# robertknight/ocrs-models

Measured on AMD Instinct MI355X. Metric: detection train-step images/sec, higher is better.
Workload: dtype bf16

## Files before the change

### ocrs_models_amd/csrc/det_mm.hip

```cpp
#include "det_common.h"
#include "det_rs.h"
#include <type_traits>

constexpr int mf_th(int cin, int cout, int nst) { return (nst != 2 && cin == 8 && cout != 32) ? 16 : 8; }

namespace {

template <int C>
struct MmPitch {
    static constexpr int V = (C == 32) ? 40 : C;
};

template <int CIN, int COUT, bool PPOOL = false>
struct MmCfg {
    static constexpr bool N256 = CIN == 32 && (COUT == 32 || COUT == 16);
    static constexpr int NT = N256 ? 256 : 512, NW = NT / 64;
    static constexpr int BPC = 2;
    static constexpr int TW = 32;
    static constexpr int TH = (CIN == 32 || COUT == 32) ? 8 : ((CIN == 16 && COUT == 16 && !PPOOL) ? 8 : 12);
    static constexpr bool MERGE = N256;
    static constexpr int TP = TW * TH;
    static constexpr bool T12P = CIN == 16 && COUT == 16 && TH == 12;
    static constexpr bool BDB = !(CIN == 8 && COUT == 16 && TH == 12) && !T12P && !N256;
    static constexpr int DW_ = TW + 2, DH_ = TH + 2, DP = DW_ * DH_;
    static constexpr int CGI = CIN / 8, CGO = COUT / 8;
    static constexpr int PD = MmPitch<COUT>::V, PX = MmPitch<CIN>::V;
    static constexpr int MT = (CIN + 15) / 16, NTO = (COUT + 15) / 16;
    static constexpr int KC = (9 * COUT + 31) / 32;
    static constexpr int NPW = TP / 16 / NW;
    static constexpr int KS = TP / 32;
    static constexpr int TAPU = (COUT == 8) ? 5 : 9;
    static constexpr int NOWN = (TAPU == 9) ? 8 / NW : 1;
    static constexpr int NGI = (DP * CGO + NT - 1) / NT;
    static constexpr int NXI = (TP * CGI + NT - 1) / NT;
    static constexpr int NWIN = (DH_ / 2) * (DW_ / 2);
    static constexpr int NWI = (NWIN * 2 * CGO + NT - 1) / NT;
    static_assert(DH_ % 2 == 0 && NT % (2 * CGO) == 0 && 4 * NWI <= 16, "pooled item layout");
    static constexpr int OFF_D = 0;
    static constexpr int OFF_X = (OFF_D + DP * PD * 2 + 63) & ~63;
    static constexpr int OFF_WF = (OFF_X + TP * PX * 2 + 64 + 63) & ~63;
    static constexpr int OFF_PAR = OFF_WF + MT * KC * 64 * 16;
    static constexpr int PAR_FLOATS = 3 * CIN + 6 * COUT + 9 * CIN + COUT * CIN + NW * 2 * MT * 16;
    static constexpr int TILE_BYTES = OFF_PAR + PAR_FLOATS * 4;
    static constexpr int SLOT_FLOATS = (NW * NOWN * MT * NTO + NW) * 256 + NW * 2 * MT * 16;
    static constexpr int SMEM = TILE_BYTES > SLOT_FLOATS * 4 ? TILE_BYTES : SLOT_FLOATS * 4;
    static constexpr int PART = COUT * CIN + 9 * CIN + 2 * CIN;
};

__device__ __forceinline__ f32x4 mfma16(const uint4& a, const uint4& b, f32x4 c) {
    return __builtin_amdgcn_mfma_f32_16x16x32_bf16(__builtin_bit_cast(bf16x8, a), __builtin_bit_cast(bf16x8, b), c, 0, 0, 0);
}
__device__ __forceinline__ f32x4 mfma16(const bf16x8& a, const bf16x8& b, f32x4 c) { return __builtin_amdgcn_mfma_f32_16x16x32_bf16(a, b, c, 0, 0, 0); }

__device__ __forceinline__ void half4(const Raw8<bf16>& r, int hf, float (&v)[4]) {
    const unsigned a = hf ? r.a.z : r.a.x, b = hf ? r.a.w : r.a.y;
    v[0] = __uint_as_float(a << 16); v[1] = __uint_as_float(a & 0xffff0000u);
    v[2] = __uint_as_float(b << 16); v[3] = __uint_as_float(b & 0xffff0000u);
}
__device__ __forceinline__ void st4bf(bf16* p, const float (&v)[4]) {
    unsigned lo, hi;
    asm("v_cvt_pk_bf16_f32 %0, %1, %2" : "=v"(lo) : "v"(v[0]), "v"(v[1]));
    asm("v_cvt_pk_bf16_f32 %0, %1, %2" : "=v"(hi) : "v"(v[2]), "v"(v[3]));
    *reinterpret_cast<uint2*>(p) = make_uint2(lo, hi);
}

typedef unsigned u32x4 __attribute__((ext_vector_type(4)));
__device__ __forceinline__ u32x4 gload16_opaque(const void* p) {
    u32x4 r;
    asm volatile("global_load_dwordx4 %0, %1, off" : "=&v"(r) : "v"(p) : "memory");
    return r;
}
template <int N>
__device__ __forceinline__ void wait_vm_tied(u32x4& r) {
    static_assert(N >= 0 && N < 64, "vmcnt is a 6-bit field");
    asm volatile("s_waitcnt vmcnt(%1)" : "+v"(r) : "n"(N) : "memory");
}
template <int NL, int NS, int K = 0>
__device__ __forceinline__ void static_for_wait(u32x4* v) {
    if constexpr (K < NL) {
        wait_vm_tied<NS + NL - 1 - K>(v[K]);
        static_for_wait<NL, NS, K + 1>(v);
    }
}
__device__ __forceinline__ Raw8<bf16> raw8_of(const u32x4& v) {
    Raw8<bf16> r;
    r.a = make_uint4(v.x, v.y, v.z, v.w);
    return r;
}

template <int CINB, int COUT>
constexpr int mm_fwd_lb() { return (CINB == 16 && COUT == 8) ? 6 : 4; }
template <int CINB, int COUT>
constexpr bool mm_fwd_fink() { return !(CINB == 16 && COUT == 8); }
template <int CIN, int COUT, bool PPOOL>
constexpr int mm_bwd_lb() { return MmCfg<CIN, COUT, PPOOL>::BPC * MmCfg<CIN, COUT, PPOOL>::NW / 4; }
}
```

☆ ☆ ☆

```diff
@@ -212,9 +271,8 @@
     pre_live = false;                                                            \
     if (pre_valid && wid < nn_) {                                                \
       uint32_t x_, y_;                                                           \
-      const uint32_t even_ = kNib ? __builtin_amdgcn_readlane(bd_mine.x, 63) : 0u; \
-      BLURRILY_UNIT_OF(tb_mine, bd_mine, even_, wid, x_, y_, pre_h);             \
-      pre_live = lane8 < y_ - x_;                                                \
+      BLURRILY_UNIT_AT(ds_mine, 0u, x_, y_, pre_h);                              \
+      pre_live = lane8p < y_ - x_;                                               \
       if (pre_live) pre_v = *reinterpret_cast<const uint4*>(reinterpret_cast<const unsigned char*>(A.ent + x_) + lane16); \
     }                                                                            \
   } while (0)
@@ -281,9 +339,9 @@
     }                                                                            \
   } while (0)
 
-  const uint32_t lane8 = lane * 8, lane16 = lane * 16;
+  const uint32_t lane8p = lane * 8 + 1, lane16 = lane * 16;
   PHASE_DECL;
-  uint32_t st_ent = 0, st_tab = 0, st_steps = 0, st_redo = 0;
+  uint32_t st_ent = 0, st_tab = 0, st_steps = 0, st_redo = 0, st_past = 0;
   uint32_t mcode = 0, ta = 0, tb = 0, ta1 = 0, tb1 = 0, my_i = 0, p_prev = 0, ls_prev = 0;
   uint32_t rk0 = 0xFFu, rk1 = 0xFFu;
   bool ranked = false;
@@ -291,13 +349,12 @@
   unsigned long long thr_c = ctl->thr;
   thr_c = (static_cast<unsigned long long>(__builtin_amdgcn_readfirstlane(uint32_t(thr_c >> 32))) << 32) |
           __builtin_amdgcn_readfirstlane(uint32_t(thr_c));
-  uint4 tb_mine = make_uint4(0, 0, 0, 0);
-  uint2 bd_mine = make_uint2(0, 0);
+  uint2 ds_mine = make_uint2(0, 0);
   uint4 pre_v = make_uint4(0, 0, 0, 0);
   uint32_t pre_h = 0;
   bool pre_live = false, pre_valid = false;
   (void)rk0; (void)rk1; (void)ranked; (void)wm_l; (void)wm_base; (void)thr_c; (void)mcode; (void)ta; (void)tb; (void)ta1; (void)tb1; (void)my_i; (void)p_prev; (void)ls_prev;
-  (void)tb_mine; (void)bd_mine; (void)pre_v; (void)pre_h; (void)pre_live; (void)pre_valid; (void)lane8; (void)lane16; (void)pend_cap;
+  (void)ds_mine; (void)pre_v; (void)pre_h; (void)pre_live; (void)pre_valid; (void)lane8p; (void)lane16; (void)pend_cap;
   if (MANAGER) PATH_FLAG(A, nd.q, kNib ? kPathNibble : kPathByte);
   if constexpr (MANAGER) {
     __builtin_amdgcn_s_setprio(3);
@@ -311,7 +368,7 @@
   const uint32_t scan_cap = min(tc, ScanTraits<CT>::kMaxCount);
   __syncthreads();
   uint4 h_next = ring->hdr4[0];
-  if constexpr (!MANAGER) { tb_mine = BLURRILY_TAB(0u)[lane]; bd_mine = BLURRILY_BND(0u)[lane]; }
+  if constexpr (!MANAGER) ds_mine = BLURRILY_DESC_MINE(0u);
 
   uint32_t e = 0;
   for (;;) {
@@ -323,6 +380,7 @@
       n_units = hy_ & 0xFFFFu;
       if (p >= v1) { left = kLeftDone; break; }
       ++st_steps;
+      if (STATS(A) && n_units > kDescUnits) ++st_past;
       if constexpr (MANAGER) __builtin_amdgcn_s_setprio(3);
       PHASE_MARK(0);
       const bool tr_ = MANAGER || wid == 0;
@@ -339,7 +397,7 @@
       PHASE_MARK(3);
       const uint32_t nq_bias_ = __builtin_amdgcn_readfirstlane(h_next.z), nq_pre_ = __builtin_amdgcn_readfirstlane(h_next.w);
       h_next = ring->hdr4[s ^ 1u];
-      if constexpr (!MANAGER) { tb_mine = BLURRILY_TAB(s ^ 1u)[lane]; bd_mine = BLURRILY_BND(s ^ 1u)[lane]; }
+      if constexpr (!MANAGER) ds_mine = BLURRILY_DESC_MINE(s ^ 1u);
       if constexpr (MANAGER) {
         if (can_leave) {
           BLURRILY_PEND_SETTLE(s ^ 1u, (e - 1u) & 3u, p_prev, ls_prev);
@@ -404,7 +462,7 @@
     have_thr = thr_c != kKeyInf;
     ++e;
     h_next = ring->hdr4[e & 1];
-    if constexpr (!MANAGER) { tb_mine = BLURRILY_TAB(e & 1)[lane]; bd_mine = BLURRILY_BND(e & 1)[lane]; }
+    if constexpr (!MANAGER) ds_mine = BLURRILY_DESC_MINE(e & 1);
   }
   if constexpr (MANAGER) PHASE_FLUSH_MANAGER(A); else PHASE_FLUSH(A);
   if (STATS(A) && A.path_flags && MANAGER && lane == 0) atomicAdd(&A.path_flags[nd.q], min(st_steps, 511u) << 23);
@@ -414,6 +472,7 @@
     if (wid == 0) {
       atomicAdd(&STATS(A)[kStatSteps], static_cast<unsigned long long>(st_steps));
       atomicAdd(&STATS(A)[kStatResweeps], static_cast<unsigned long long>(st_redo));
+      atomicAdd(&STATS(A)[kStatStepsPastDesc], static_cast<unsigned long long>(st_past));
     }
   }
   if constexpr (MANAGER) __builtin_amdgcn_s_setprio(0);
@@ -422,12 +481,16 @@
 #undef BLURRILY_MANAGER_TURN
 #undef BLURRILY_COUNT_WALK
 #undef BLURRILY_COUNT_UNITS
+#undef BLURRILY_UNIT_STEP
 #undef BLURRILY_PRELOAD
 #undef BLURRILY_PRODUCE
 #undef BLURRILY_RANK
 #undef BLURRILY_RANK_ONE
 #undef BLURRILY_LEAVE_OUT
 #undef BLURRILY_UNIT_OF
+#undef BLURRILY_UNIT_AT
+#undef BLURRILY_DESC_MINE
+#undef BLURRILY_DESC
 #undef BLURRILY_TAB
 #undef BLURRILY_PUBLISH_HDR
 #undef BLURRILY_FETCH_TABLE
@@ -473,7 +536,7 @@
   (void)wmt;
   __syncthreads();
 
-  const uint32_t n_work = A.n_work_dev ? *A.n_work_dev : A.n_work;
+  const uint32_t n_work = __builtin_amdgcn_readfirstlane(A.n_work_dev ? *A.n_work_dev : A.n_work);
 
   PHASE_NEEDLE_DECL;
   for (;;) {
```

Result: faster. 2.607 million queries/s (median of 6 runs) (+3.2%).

☆ ☆ ☆

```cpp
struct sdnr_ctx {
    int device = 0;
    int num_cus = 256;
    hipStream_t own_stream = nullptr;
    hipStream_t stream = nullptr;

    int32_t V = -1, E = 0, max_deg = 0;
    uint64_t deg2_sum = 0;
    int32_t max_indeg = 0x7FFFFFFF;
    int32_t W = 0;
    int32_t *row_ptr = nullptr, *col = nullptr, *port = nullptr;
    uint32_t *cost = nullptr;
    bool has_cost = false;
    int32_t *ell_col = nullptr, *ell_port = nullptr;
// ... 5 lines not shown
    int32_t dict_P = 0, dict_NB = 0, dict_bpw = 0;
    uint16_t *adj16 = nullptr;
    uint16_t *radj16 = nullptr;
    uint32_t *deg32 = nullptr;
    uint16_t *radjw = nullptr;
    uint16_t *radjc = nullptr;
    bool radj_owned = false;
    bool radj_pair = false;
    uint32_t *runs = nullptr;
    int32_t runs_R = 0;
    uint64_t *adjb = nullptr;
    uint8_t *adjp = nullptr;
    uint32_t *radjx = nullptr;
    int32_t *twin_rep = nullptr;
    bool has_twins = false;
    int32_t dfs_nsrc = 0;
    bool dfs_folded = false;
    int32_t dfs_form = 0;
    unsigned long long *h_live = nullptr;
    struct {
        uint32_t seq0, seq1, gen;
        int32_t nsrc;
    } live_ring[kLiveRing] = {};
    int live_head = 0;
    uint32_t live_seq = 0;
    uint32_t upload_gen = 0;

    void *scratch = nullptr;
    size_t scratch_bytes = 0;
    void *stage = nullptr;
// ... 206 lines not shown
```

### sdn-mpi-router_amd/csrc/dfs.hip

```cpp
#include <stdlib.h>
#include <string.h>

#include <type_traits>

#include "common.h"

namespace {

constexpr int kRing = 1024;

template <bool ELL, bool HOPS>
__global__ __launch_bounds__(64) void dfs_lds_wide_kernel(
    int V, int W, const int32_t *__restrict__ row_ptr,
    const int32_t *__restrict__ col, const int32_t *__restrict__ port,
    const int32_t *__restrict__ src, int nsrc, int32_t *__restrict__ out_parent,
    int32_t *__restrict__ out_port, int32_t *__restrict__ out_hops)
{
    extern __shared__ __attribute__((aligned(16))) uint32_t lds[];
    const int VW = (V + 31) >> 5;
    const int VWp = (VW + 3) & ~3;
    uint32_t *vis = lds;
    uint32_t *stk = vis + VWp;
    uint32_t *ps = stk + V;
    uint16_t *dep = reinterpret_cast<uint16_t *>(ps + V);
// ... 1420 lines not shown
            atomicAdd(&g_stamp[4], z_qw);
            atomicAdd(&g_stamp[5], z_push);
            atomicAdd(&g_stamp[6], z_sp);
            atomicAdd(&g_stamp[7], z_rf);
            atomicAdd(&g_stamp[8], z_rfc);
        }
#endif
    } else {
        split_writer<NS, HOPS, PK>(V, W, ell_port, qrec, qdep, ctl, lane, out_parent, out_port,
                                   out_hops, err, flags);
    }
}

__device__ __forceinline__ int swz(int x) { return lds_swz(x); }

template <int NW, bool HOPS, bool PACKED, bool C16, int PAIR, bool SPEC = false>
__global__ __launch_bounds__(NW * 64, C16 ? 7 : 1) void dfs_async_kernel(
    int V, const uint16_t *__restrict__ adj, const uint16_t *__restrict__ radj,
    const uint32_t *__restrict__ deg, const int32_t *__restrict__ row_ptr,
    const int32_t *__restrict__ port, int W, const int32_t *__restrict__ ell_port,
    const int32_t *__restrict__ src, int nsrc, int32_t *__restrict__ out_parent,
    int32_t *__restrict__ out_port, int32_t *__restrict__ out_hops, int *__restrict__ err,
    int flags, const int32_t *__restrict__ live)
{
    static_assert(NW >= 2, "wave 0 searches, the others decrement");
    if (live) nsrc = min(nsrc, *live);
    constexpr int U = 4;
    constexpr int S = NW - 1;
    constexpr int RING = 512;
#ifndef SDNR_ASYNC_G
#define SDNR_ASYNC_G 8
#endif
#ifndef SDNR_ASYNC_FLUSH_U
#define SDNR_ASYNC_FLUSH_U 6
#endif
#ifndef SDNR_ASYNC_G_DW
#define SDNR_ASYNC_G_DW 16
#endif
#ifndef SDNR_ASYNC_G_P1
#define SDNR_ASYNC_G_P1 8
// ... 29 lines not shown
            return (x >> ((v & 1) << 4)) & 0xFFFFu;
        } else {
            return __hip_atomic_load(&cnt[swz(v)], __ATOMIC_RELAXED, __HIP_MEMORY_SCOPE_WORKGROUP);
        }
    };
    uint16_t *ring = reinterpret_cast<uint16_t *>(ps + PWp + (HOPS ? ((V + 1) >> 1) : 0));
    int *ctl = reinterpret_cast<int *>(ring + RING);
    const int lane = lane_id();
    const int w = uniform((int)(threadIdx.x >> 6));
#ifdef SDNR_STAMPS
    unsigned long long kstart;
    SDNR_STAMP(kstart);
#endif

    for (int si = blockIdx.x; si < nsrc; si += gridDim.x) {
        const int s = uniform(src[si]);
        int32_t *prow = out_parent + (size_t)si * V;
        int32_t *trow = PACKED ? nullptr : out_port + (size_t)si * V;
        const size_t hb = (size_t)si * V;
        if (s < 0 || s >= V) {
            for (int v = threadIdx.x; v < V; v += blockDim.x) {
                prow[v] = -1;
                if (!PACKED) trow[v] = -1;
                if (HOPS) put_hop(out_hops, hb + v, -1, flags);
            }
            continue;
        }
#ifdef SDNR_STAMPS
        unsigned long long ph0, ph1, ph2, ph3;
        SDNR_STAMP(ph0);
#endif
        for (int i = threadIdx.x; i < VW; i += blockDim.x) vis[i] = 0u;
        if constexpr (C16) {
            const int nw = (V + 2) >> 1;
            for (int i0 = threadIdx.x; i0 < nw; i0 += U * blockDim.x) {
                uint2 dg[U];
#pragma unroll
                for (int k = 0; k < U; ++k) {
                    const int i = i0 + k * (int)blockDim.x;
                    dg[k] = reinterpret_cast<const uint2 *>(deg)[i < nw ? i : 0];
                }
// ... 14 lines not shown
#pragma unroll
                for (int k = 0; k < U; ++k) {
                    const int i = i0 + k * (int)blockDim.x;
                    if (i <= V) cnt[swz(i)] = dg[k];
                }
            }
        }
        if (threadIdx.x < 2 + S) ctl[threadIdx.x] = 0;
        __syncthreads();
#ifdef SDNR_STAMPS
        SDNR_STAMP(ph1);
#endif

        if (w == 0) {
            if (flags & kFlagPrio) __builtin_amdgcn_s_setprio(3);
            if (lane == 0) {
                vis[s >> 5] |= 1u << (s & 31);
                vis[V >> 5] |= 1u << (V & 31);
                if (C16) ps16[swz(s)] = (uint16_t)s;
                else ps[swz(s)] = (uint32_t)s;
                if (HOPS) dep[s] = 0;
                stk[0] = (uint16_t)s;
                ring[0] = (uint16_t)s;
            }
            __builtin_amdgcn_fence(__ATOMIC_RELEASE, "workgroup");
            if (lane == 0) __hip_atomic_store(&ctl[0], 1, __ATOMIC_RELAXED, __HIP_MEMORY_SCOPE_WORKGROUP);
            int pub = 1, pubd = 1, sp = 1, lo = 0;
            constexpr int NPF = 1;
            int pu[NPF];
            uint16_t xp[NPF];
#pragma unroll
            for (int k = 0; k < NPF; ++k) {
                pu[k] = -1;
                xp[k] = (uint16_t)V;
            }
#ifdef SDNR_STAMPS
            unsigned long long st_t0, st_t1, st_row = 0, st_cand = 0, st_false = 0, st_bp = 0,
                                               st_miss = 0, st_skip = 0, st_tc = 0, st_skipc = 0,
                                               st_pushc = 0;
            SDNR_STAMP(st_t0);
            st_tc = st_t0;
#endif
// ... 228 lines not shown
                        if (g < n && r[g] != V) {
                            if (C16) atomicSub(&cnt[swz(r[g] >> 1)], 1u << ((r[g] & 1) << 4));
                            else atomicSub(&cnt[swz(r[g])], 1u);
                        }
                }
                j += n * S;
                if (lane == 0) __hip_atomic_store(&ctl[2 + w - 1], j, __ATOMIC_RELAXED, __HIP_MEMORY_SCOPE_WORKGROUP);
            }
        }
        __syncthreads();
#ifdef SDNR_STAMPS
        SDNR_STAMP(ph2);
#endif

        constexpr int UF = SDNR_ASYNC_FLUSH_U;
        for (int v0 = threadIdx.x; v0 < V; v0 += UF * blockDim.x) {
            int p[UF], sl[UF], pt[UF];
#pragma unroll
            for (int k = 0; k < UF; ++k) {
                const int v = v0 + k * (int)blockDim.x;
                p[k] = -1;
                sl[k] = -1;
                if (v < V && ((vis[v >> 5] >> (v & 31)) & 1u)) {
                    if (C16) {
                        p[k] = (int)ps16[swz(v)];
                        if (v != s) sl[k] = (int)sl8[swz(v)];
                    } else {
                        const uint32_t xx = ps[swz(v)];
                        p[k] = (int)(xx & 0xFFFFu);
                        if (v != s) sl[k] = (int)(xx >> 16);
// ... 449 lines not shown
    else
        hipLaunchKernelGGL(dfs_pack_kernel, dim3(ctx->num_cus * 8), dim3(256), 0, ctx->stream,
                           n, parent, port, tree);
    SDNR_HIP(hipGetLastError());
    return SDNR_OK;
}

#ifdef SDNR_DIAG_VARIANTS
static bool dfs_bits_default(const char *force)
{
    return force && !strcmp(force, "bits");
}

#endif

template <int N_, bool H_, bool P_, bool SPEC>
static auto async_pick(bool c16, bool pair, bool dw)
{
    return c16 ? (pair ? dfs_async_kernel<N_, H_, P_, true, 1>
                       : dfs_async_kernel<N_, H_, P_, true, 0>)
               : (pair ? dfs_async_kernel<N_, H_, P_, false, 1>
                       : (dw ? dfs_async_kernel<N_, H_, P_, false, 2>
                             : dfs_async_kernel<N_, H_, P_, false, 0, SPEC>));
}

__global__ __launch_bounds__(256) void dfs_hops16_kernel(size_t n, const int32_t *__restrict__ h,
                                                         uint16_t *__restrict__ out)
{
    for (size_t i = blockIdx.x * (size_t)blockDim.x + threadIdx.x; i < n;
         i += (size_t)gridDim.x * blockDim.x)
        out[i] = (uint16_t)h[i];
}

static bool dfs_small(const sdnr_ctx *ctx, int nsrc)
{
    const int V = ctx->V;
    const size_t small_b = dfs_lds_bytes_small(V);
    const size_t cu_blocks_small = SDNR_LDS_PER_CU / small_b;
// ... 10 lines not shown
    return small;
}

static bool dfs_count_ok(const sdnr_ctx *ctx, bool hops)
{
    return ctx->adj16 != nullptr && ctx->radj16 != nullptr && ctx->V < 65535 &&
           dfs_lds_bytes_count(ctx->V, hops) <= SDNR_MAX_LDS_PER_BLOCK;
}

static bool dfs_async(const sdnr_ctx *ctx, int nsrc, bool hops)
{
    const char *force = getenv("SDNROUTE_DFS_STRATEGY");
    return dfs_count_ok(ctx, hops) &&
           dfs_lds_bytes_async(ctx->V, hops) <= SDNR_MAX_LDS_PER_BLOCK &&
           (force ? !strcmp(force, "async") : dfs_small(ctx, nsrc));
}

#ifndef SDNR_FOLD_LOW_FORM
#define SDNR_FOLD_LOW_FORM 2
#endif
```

☆ ☆ ☆

→ **REQUIRED WORK**: Show each line of the material where the word "atomicSub" occurs.

→ **REPLY**:
                            if (C16) atomicSub(&cnt[swz(r[g] >> 1)], 1u << ((r[g] & 1) << 4));
                            else atomicSub(&cnt[swz(r[g])], 1u);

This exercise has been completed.